◆ **Extracted data**
template <bool STATS = false, bool EXT = false, bool FMA_SLAB = false, bool QN = false, int PART = 3>
PT_HD void closest_nomarch(const Scene &sc, const Ray &r, V3 inv, double min_t, double *best_t, int *who_out,
                           Ctr *ct = nullptr, bool any = false) {
    double best = *best_t;
    int who = *who_out;
    for (int k = 0; k < ((PART & 1) ? sc.nlin : 0); k++) {
        if (any && wave_all(who >= 0)) break;
        const int i = uniform_index(uniform_load(&sc.lin[k]));
        const DShape s = uniform_shape(&sc.shapes[i]);
        PT_LP(ULIST_SHAPE);
        if (s.type == CUBE || s.type == SPHERE) {
            if (STATS) ct->c[C_NODE_SLABS]++;
            const DBox b = uniform_box(&sc.boxes[i]);
            if (!slab(b.lo, b.hi, r, inv, min_t, best)) continue;
            PT_LP(UBOX_PASS);
        }
        double t;
        if (shape_test<STATS, march::F_ANY, false, EXT>(s, r, min_t, best, &t, ct) && (t < best || i > who)) {
            best = t;
            who = i;
        }
    }
    const int oct = (__builtin_signbit(r.d.x) ? 1 : 0) | (__builtin_signbit(r.d.y) ? 2 : 0) |
                    (__builtin_signbit(r.d.z) ? 4 : 0);
    const DNodeC *nodes = sc.nodes + (size_t)oct * (size_t)sc.nnodes;
    auto open_inf = [](double m) { return __builtin_isinf(m) ? __builtin_nan("") : m; };
    const double mx = FMA_SLAB ? open_inf(-(r.o.x * inv.x)) : 0.0, my = FMA_SLAB ? open_inf(-(r.o.y * inv.y)) : 0.0,
                 mz = FMA_SLAB ? open_inf(-(r.o.z * inv.z)) : 0.0;
    auto tx = [&](float b) { return FMA_SLAB ? __builtin_fma((double)b, inv.x, mx) : ((double)b - r.o.x) * inv.x; };
    auto ty = [&](float b) { return FMA_SLAB ? __builtin_fma((double)b, inv.y, my) : ((double)b - r.o.y) * inv.y; };
    auto tz = [&](float b) { return FMA_SLAB ? __builtin_fma((double)b, inv.z, mz) : ((double)b - r.o.z) * inv.z; };
    const bool axis_ok = FMA_SLAB && axis_ray_ok(r.o, r.d);
    constexpr bool S32 = FMA_SLAB;
    constexpr bool Q = S32 && QN;
    auto axis32 = [&](double o, double iv, float *i32, float *lo32, float *hi32) {
        const double m = -(o * iv);
        const bool fits = fabs(iv) < 1e30 && fabs(iv) > 1e-30 && fabs(m) < 1e30;
        const double e = (0x1p-21 * (1.0 + 0x1p-20)) * ((double)sc.bvh_bound + fabs(o)) * fabs(iv) + 1e-30;
        *i32 = (float)iv;
        *lo32 = fits ? (float)(m - e) : __builtin_nanf("");
        *hi32 = fits ? (float)(m + e) : __builtin_nanf("");
    };
    auto axisq = [&](int k, double o, double iv, float *si, float *gln, float *glf) {
        const double m = -(o * iv);
        const float i32 = (float)iv;
        const double s64 = (double)i32 * sc.qnodes->gs[k];
        const double e = 0x1p-19 * ((double)sc.qnodes->bound + fabs(o)) * fabs(iv) + 1e-30;
        const double g = sc.qnodes->g0[k] * (double)i32;
        const bool fits = fabs(iv) < 1e30 && fabs(iv) > 1e-30 && fabs(m) < 1e30 && fabs(s64) > 1e-30 &&
                          fabs(s64) < 1e30 && fabs(g) < 1e30;
        *si = (float)s64;
        *gln = fits ? (float)(g + (m - e)) : __builtin_nanf("");
        *glf = fits ? (float)(g + (m + e)) : __builtin_nanf("");
    };
    float ix = 0.f, iy = 0.f, iz = 0.f, lox = 0.f, loy = 0.f, loz = 0.f, hix = 0.f, hiy = 0.f, hiz = 0.f;
    if (Q) {
        axisq(0, r.o.x, inv.x, &ix, &lox, &hix);
        axisq(1, r.o.y, inv.y, &iy, &loy, &hiy);
        axisq(2, r.o.z, inv.z, &iz, &loz, &hiz);
    } else if (S32) {
        axis32(r.o.x, inv.x, &ix, &lox, &hix);
        axis32(r.o.y, inv.y, &iy, &loy, &hiy);
        axis32(r.o.z, inv.z, &iz, &loz, &hiz);
    }
    typedef float f2v __attribute__((ext_vector_type(2)));
    const f2v pa_i = {ix, iy}, pa_m = {lox, loy}, pb_i = {iz, ix}, pb_m = {loz, hix}, pc_i = {iy, iz},
              pc_m = {hiy, hiz};
    const float mt32 = S32 ? (float)(min_t - fabs(min_t) * 0x1p-20) : 0.f;
    float best32 = S32 ? (float)(best + fabs(best) * 0x1p-20) : 0.f;
    int n = any && who >= 0 ? sc.nnodes : (FMA_SLAB && sc.nnodes > 1 ? 1 : 0);
    if (!(PART & 2)) n = sc.nnodes;
    if (Q) {
        const DNodeQ *qn = (const DNodeQ *)(sc.qnodes + 1) + (size_t)oct * (size_t)sc.nnodes;
        while (n < sc.nnodes) {
            const uint4 raw = *(const uint4 *)(qn + n);
            PT_LP(BVH_NODE);
            if (STATS) ct->c[C_NODE_SLABS]++;
            const f2v a = __builtin_elementwise_fma((f2v){(float)(raw.x & 0xffffu), (float)(raw.x >> 16)}, pa_i, pa_m);
            const f2v b = __builtin_elementwise_fma((f2v){(float)(raw.y & 0xffffu), (float)(raw.y >> 16)}, pb_i, pb_m);
            const f2v c = __builtin_elementwise_fma((f2v){(float)(raw.z & 0xffffu), (float)(raw.z >> 16)}, pc_i, pc_m);
            const bool enter = fmaxf(fmaxf(a.x, a.y), fmaxf(b.x, mt32)) <= fminf(fminf(b.y, c.x), fminf(c.y, best32));
            const uint32_t link = raw.w;
            if (enter) {
                PT_LP(BVH_ENTER);
                if (link >> 31) {
                    const int first = (int)(link & 0xffffffu), count = (int)(link >> 24 & 0x3fu);
                    if ((link >> 30) & 1u) {
                        const DLeafRec &L = ((const DLeafRec *)((const char *)sc.qnodes + qleaf_offset(sc.nnodes)))[first];
                        const int i = L.shape;
                        double t;
                        bool h;
                        if (axis_ok && L.axis) {
                            if (STATS) ct->c[C_TEST_SPHERE]++;
                            h = sphere_axis_rec(L.m, r.o, r.d, min_t, best, &t);
                        } else {
                            h = shape_test<STATS, march::F_ANY, false>(sc.shapes[i], r, min_t, best, &t, ct);
                        }
                        if (h && (t < best || i > who)) {
                            best = t;
                            who = i;
                        }
                    } else {
                        bvh_leaf_test<STATS>(sc, r, axis_ok, first, count, (link >> 30) & 1u, min_t, best, who, ct);
                    }
                    best32 = (float)(best + fabs(best) * 0x1p-20);
                }
                n++;
            } else {
                n = (link >> 31) ? n + 1 : (int)link;
            }
        }
    }
    while (!Q && n < sc.nnodes) {
        const DNodeC nd = nodes[n];
        PT_LP(BVH_NODE);
        if (STATS) ct->c[C_NODE_SLABS]++;
        bool enter;
        if (S32) {
            const f2v a = __builtin_elementwise_fma((f2v){nd.nr[0], nd.nr[1]}, pa_i, pa_m);
            const f2v b = __builtin_elementwise_fma((f2v){nd.nr[2], nd.fr[0]}, pb_i, pb_m);
            const f2v c = __builtin_elementwise_fma((f2v){nd.fr[1], nd.fr[2]}, pc_i, pc_m);
            enter = fmaxf(fmaxf(a.x, a.y), fmaxf(b.x, mt32)) <= fminf(fminf(b.y, c.x), fminf(c.y, best32));
        } else {
            const double tn = fmax(fmax(tx(nd.nr[0]), ty(nd.nr[1])), fmax(tz(nd.nr[2]), min_t));
            const double tf = fmin(fmin(tx(nd.fr[0]), ty(nd.fr[1])), fmin(tz(nd.fr[2]), best));
            enter = tn <= tf;
        }
        if (enter) {
            PT_LP(BVH_ENTER);
            const int first = (int)(nd.first_count & 0xffffffu), count = (int)(nd.first_count >> 24 & 0x7fu);
            const bool direct = nd.first_count >> 31;
            bvh_leaf_test<STATS>(sc, r, axis_ok, first, count, direct, min_t, best, who, ct);
            if (S32) best32 = (float)(best + fabs(best) * 0x1p-20);
            n++;
        } else {
            n = nd.skip;
        }
    }
    *best_t = best;
    *who_out = who;
}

◆ **Assignment**
Throughout the material above, find each line with "fminf" and return it.

◆ **Answer to the problem**
            const bool enter = fmaxf(fmaxf(a.x, a.y), fmaxf(b.x, mt32)) <= fminf(fminf(b.y, c.x), fminf(c.y, best32));
            enter = fmaxf(fmaxf(a.x, a.y), fmaxf(b.x, mt32)) <= fminf(fminf(b.y, c.x), fminf(c.y, best32));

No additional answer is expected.